• _WHAT THE EXERCISE ASKS_
What lines in the records below mention "include"? List them all.

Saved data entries
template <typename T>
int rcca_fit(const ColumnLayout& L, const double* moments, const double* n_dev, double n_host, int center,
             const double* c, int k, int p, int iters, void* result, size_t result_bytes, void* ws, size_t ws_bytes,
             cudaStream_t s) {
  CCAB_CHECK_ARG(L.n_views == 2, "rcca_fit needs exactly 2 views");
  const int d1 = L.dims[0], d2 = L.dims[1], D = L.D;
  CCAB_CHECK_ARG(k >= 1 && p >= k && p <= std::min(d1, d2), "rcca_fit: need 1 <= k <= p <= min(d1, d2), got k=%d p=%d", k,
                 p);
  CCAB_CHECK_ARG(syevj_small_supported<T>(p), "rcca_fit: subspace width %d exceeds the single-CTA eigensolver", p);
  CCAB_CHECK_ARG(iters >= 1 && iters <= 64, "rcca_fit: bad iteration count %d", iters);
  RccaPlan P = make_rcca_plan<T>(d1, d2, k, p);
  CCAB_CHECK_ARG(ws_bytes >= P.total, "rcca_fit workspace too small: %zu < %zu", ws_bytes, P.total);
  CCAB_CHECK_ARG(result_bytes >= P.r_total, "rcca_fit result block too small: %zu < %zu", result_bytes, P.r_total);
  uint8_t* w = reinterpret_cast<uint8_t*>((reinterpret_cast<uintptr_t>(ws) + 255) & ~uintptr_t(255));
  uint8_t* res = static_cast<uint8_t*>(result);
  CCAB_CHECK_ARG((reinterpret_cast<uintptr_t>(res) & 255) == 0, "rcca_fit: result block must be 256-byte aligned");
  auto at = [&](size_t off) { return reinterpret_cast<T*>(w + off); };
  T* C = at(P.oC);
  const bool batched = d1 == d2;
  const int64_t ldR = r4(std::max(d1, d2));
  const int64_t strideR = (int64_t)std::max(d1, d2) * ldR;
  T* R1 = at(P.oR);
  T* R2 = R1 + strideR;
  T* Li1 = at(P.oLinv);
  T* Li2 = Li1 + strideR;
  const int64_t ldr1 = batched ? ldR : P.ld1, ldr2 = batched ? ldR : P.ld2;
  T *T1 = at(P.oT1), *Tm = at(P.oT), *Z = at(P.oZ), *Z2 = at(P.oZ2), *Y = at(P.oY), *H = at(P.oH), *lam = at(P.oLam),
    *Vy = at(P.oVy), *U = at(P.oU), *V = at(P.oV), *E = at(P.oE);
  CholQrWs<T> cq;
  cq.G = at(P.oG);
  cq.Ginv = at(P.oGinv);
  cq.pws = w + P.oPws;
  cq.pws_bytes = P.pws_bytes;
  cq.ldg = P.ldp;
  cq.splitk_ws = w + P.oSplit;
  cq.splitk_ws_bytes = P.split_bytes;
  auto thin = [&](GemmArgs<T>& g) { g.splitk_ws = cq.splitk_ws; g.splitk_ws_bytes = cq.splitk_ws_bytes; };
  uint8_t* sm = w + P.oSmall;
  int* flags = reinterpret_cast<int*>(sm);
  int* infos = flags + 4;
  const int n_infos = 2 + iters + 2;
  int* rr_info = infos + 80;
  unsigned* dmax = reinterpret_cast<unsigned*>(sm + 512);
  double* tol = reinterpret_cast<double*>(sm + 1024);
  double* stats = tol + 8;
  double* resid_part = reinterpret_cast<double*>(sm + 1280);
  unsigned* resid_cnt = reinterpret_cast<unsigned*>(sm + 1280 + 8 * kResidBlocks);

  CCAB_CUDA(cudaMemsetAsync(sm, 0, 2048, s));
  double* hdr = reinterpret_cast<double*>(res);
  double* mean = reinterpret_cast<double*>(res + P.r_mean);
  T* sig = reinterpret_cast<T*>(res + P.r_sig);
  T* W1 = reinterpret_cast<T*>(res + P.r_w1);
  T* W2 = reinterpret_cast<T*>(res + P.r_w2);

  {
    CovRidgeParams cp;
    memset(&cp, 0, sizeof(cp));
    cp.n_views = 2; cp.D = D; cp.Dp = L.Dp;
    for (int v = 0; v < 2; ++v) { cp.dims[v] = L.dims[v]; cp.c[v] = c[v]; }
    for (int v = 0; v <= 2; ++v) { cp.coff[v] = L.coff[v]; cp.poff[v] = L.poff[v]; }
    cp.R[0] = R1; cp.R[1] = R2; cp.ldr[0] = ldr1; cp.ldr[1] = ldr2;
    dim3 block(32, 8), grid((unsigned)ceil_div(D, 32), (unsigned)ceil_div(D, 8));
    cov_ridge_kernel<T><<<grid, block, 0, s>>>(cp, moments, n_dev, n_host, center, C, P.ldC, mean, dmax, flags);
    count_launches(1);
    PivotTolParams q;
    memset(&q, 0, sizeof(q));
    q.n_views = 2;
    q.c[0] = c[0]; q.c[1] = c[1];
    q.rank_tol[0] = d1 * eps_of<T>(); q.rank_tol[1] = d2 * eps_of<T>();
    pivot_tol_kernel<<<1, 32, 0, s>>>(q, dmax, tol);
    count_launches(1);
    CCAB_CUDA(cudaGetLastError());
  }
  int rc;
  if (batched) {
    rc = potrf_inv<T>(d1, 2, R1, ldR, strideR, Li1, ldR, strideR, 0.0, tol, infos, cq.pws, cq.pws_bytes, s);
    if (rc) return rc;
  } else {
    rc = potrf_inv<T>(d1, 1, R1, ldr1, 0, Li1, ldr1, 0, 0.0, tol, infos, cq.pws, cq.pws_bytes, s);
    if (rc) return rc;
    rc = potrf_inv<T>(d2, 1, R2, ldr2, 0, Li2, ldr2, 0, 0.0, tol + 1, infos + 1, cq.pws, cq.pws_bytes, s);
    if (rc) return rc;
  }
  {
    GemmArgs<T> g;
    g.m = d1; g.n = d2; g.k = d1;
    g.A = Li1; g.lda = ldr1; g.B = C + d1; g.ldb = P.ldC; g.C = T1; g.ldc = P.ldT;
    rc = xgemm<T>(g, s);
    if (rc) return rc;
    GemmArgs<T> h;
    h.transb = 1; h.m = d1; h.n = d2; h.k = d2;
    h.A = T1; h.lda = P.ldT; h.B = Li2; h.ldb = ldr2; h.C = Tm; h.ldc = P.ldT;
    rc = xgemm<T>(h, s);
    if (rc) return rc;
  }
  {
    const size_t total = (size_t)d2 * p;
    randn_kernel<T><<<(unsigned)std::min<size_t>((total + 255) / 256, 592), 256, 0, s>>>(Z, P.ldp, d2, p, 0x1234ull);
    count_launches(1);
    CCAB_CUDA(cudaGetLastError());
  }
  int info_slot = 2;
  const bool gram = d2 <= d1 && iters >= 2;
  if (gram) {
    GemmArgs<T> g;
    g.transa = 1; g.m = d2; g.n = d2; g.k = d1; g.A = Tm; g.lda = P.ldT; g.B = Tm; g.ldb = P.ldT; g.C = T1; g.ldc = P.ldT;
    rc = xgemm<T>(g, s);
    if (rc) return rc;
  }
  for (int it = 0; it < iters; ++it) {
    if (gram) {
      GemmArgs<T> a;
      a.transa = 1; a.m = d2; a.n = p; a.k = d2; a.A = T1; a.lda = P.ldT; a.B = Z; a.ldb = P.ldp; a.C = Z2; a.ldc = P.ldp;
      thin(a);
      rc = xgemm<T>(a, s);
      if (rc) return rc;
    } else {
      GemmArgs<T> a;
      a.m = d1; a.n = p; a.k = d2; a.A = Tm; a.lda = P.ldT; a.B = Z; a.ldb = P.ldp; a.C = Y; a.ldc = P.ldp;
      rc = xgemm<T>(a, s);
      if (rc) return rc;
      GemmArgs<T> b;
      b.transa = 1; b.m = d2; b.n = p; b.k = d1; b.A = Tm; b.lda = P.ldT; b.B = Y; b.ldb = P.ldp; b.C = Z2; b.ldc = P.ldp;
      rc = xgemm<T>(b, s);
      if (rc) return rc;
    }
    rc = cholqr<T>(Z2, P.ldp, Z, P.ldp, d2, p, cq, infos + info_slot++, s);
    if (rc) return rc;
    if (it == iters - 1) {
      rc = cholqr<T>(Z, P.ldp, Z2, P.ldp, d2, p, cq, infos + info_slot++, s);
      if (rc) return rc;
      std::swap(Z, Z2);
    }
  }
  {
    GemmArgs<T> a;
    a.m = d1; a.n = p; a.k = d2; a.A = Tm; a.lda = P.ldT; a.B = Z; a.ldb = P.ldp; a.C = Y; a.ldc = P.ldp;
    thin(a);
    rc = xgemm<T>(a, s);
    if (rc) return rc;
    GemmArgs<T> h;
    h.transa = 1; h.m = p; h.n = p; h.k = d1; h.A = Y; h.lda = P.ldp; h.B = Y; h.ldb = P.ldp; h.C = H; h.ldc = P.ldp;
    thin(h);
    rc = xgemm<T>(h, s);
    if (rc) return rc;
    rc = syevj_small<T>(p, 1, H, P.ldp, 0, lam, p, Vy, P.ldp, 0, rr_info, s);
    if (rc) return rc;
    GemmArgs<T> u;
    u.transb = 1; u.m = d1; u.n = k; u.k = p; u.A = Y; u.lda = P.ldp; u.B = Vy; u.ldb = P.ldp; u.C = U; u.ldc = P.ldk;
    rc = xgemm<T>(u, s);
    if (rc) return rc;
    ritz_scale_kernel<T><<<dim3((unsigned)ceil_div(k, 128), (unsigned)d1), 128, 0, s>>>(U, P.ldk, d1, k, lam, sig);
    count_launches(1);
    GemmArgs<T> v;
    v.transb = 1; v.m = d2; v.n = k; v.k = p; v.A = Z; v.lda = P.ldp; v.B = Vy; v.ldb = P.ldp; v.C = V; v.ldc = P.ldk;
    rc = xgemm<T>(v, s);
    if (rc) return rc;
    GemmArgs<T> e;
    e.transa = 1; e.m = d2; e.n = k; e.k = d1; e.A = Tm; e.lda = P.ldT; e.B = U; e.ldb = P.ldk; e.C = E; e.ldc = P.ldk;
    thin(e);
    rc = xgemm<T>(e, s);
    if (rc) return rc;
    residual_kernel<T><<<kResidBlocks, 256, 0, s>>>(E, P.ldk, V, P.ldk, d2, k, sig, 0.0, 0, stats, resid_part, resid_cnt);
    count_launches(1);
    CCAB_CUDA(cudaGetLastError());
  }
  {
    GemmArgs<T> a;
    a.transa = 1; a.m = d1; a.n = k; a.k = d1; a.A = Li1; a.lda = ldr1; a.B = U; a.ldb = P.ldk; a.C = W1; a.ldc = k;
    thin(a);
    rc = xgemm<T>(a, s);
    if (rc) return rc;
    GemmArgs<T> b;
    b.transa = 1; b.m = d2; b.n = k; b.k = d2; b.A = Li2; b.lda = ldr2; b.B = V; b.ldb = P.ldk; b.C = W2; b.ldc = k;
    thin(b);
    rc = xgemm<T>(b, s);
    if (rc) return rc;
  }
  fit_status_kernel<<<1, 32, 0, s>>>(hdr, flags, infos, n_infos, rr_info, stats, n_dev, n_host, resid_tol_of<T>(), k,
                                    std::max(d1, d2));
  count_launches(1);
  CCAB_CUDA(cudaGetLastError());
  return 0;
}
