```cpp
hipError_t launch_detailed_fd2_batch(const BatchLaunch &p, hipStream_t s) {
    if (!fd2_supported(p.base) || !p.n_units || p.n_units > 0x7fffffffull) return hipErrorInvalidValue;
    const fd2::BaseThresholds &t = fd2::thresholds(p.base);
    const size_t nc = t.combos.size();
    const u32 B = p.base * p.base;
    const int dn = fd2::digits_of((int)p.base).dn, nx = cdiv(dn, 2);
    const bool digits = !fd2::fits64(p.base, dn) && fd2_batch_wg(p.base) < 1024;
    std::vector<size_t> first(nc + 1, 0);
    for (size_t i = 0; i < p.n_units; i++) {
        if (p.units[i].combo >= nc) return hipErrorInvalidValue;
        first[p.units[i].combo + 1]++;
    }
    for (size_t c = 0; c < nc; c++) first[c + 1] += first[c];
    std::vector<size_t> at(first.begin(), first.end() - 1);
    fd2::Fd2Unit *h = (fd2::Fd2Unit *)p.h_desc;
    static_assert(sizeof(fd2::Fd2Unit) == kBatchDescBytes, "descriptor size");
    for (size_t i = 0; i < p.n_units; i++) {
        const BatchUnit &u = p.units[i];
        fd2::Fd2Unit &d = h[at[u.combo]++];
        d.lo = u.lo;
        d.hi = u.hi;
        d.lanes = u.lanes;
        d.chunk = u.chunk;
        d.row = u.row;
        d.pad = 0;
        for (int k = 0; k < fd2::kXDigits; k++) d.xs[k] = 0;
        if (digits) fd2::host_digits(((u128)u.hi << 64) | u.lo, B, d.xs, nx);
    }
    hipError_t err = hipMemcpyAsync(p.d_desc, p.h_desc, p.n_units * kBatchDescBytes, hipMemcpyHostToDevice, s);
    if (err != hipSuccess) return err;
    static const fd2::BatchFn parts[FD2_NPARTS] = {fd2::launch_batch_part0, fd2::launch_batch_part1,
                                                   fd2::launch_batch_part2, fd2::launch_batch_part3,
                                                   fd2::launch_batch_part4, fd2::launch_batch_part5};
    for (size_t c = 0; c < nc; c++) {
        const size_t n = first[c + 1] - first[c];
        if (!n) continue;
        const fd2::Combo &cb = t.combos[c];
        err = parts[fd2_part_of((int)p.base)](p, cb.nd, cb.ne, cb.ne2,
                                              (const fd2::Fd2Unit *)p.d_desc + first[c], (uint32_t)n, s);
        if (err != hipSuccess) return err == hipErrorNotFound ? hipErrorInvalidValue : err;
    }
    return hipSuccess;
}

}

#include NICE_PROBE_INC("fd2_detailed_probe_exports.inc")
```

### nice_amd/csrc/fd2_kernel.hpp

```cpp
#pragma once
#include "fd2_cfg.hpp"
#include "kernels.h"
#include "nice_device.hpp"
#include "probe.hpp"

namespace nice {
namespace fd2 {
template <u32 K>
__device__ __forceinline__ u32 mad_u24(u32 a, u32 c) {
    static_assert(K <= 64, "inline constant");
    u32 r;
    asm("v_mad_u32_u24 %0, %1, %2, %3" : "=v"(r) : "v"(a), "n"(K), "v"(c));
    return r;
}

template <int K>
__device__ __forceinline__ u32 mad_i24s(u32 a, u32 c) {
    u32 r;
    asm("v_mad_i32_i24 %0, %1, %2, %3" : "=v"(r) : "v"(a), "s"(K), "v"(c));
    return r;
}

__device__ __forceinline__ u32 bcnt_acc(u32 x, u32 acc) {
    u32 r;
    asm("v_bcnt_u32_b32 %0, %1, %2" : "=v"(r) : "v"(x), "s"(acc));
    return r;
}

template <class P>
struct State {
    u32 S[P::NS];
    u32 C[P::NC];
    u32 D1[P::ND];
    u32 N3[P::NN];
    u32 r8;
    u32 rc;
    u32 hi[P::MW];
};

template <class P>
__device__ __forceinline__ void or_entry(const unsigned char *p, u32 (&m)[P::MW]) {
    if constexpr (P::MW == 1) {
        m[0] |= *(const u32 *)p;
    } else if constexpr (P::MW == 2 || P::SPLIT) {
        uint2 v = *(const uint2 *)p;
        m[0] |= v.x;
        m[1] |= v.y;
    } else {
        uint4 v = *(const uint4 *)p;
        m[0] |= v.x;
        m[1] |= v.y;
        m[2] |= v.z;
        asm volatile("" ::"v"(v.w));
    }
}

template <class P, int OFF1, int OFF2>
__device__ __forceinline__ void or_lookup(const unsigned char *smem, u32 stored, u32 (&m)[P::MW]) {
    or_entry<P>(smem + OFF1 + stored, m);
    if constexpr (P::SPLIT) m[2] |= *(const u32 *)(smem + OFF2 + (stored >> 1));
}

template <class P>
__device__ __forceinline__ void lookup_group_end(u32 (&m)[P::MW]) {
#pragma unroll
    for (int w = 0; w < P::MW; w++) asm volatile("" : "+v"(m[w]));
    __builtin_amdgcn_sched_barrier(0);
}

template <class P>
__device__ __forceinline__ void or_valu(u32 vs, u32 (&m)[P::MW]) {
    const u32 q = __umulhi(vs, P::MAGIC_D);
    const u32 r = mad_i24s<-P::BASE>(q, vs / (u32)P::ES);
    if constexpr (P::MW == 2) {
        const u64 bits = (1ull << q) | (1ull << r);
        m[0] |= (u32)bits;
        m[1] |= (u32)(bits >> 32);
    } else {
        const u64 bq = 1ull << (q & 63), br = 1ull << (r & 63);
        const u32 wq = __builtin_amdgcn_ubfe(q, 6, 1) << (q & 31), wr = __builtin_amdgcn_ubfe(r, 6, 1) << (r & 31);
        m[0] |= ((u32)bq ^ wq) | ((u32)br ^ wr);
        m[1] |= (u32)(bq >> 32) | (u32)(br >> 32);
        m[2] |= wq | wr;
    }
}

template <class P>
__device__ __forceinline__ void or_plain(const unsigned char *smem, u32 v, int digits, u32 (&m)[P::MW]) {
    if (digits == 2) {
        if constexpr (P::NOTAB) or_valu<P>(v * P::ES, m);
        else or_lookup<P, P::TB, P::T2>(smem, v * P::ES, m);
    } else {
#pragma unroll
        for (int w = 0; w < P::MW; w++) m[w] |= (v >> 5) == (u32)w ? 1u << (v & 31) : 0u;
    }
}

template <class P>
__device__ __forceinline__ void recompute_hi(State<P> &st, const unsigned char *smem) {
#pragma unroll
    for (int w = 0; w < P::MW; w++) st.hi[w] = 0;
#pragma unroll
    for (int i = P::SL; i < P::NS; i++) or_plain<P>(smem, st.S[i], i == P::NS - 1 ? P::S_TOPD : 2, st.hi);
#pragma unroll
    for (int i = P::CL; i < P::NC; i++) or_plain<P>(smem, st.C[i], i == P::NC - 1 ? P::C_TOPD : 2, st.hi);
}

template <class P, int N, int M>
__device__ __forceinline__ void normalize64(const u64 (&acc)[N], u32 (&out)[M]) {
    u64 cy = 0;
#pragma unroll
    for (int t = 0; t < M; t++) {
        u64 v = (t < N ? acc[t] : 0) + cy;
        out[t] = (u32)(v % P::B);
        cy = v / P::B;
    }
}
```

• _OUTPUT OF THE TASK_
#include NICE_PROBE_INC("fd2_detailed_probe_exports.inc")
#include "fd2_cfg.hpp"
#include "kernels.h"
#include "nice_device.hpp"
#include "probe.hpp"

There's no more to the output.